We live in continuous time $t$ and something terrible is happening at a poisson rate of $r(t)$.
How can I compute the length $T$ such that with a probability of $P$ (for example, 0.99), at least one terrible thing has happened?
I know that for a constant rate $r(t) = \bar r$, the expected value is $1/\bar r$. How can I go on?

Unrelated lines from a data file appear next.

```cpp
class RbcdSession : public SessionCore {
 public:
  int d = 0, n = 0;
  Partition P;
  ManiDesc mg{};
  std::vector<AgentDev> agents;
  std::unique_ptr<DeviceProblem> central;
  DevBuf<double> Vg, Yg, XPrevg;
  DevBuf<int> col_start;
  DevBuf<double> evalbuf, posenorm, eval_split;
  DevBuf<int> pose_start;
  EvalOut *eval_host = nullptr;
  double *x_stage = nullptr;
  EvalOut *eval_dev = nullptr;
  int eval_seq = 0;
  dcora_ropt_result last{};
  int last_result(dcora_ropt_result *res);

  RbcdSession() : SessionCore("rbcd") { R = 1; }
  ~RbcdSession();
  int init(const HostDataset &ds, const dcora_rbcd_options &o);
  std::unique_ptr<RobustSession> robust;
  int init_robust(const HostDataset &ds, const dcora_rbcd_options &o, const dcora_robust_params &p, const int *fixed,
                  bool ranked = false);
  int update_weights(bool reset_to_initial, int counts[3]);
  int compute_weights(double *shared_w, std::vector<double> *w, double counts[3]);
  int apply_weights(const std::vector<double> &w, bool reset_to_initial);
  int set_weights(const double *w);
  int get_weights(double *w) const;
  int set_X(const double *Xh) override;
  int get_X(double *Xh);
  int set_acceleration(bool on);
  int phase_nonselected(int selected) override;
  int phase_selected(int selected) override;
  int evaluate_central(double *cost2, double *gradnorm, double *block_norms, int *next_selected);
  int phase_evaluate_dev(double *out_dev) override;
  int iterate(int selected, double *cost2, double *gradnorm, double *block_norms, int *next_selected);
  int agent_iterate(int agent, bool do_optimization);
  int agent_get_X(int agent, double *Xh);
  int agent_set_X(int agent, const double *Xh);
  int agent_update_neighbor(int agent, int neighbor, int count, const int *frames, const double *poses, bool aux);
  std::vector<int> agent_it;
  int agent_iteration_number(int agent) const;
  std::unique_ptr<TeamState> team;
  int team_enable(const dcora_team_params &p);
  int team_agent_status(int agent, dcora_agent_status *status, int *known);
  int team_decide(int *should_terminate, int *should_update_weights);
  bool team_robust() const { return robust && robust->params.cost_type != DCORA_ROBUST_L2; }
  int team_weight_updates() const { return robust ? robust->updates : 0; }
  int team_inner_iter() const { return team_robust() ? inner_rounds : 0; }
  int run_team(int *iters_done, double *cost2_trace, double *gradnorm_trace, int *selected_trace, int *updated_trace,
               int *weight_updates, int *stop_reason);
  int pack_public(int agent, double *packed_dev);
  int unpack_public(int agent, const double *packed_dev);

  AgentCore &agent_core(int a) override { return agents[(size_t)a]; }
  long num_cols() const override { return (long)(d + 1) * n; }
  int x_stage_hosted(double *host_area) override;

 private:
  bool seq_advanced_ = false;
  int staged_selected_ = -1;
  int staged_iteration_ = -1;
  bool pending_reset_ = false;
  std::vector<char> set_marks_;
  int update_nonselected_agent(AgentDev &a, bool restart);
  int update_selected_agent(AgentDev &a, bool restart);
  int restart_step(AgentDev &a);
  void tick_begins() override;
  int stage(AgentCore &a) override;
  int write_back(AgentCore &a, hipStream_t run_on) override;
  bool serial_set(const std::vector<AgentCore *> &work) override;
  int tick_done(const std::vector<AgentCore *> &work) override;
  int team_note_optimized(const int *ids, int count);
  int team_settle(bool visible);
  void team_refresh_counts();
  void team_clear_statuses();
  void team_restart_rounds();
  std::vector<int> lc_id_, lc_r1_, lc_r2_;
  std::vector<double> lc_w0_;
  struct MeasSplit;
  struct Assembly {
    std::vector<int> ids;
    std::vector<HostCsr> Q, C;
  };
  int assemble(const MeasSplit &split, const std::function<void(size_t, const Assembly &)> &each,
               const std::function<int(const Assembly &)> &agents_ready,
               const std::function<int(const HostCsr &)> &central_ready);
  int attach_preconditioners(const std::vector<HostCsr> &Q, const std::function<int(size_t)> &attach);
  std::chrono::steady_clock::time_point t0_;
  void lap(const char *what) const;
  int rebuild_values(const std::vector<PoseMeas> &meas);
  int adopt_weights(std::vector<PoseMeas> &meas, bool from_device, bool reset_to_initial);
  int initialize_acceleration();
};

}
```

### dcora_amd/csrc/rbcd.hip

```cpp
#include "rbcd.h"
#include "env.h"
#include "host_threads.h"

#include <algorithm>
#include <atomic>
#include <chrono>
#include <cmath>
#include <cstdlib>
#include <cstring>
#include <set>

namespace dcora {

static bool group_kernels(const ManiDesc &m) {
  return group_supported(m) && !env::generic_solver();
}

static void nesterov(hipStream_t st, const ManiDesc &m, int mode, int restart, int skip_lo, int skip_hi, double alpha,
                     double gamma, double *X, double *V, double *Y, double *XPrev, double *Yloc, Buf2 Xloc,
                     const SolverCtl *ctl) {
  if (group_kernels(m))
    launch_g_nesterov(st, m, mode, restart, skip_lo, skip_hi, alpha, gamma, X, V, Y, XPrev, Yloc, Xloc, ctl);
  else
    launch_nesterov(st, m, mode, restart & 1, skip_lo, skip_hi, alpha, gamma, X, V, Y, XPrev, Yloc, Xloc.p[0]);
}

static int nesterov_solved(hipStream_t st, DeviceProblem &pb, int mode, double alpha, double gamma, double *X,
                           double *V, double *Y, double *XPrev) {
  const SolverCtl *c = nullptr;
  Buf2 Xres = pb.result_pick(&c);
  if (!group_kernels(pb.m)) {
    const int rc = pb.result(&Xres.p[0]);
    if (rc) return rc;
    c = nullptr;
  }
  nesterov(st, pb.m, mode, 0, -1, -1, alpha, gamma, X, V, Y, XPrev, nullptr, Xres, c);
  return DCORA_OK;
}
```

I assume that $r(t)$ is continuous.
The idea is that, this Poisson process with time-varying parameter $r(t)$, as the limit of Bernoulli trial with time-varying probability of success, is memoryless:
For a generic finite partition $\mathscr{P}$ of $[0, T]$ as $\{[0,t_1),[t_1,t_2),[t_2,t_3) \ldots,[t_{n-1},T]\}$, let the $n$th cell following a Poisson distribution with a fixed parameter $r(t_n)$, so $$P_{\mathscr{P}} = 1 - \underbrace{e^{\sum_{k=1}^n-r(t_k)(t_k-t_{k-1})}}_{\text{Probability of no accidents}}$$. So $P = 1 - e^{-\int_0^Tr(t)dt}$. Notice that the Riemann integral $\int_0^Tr(t)dt$ is the limit of a net indexed by the set of all finite partitions of $[0,T]$ with vanishing maximal length of cell with respect to number of cells. $f(x)=1-e^{-x}$ is continuous, so this limit preserves.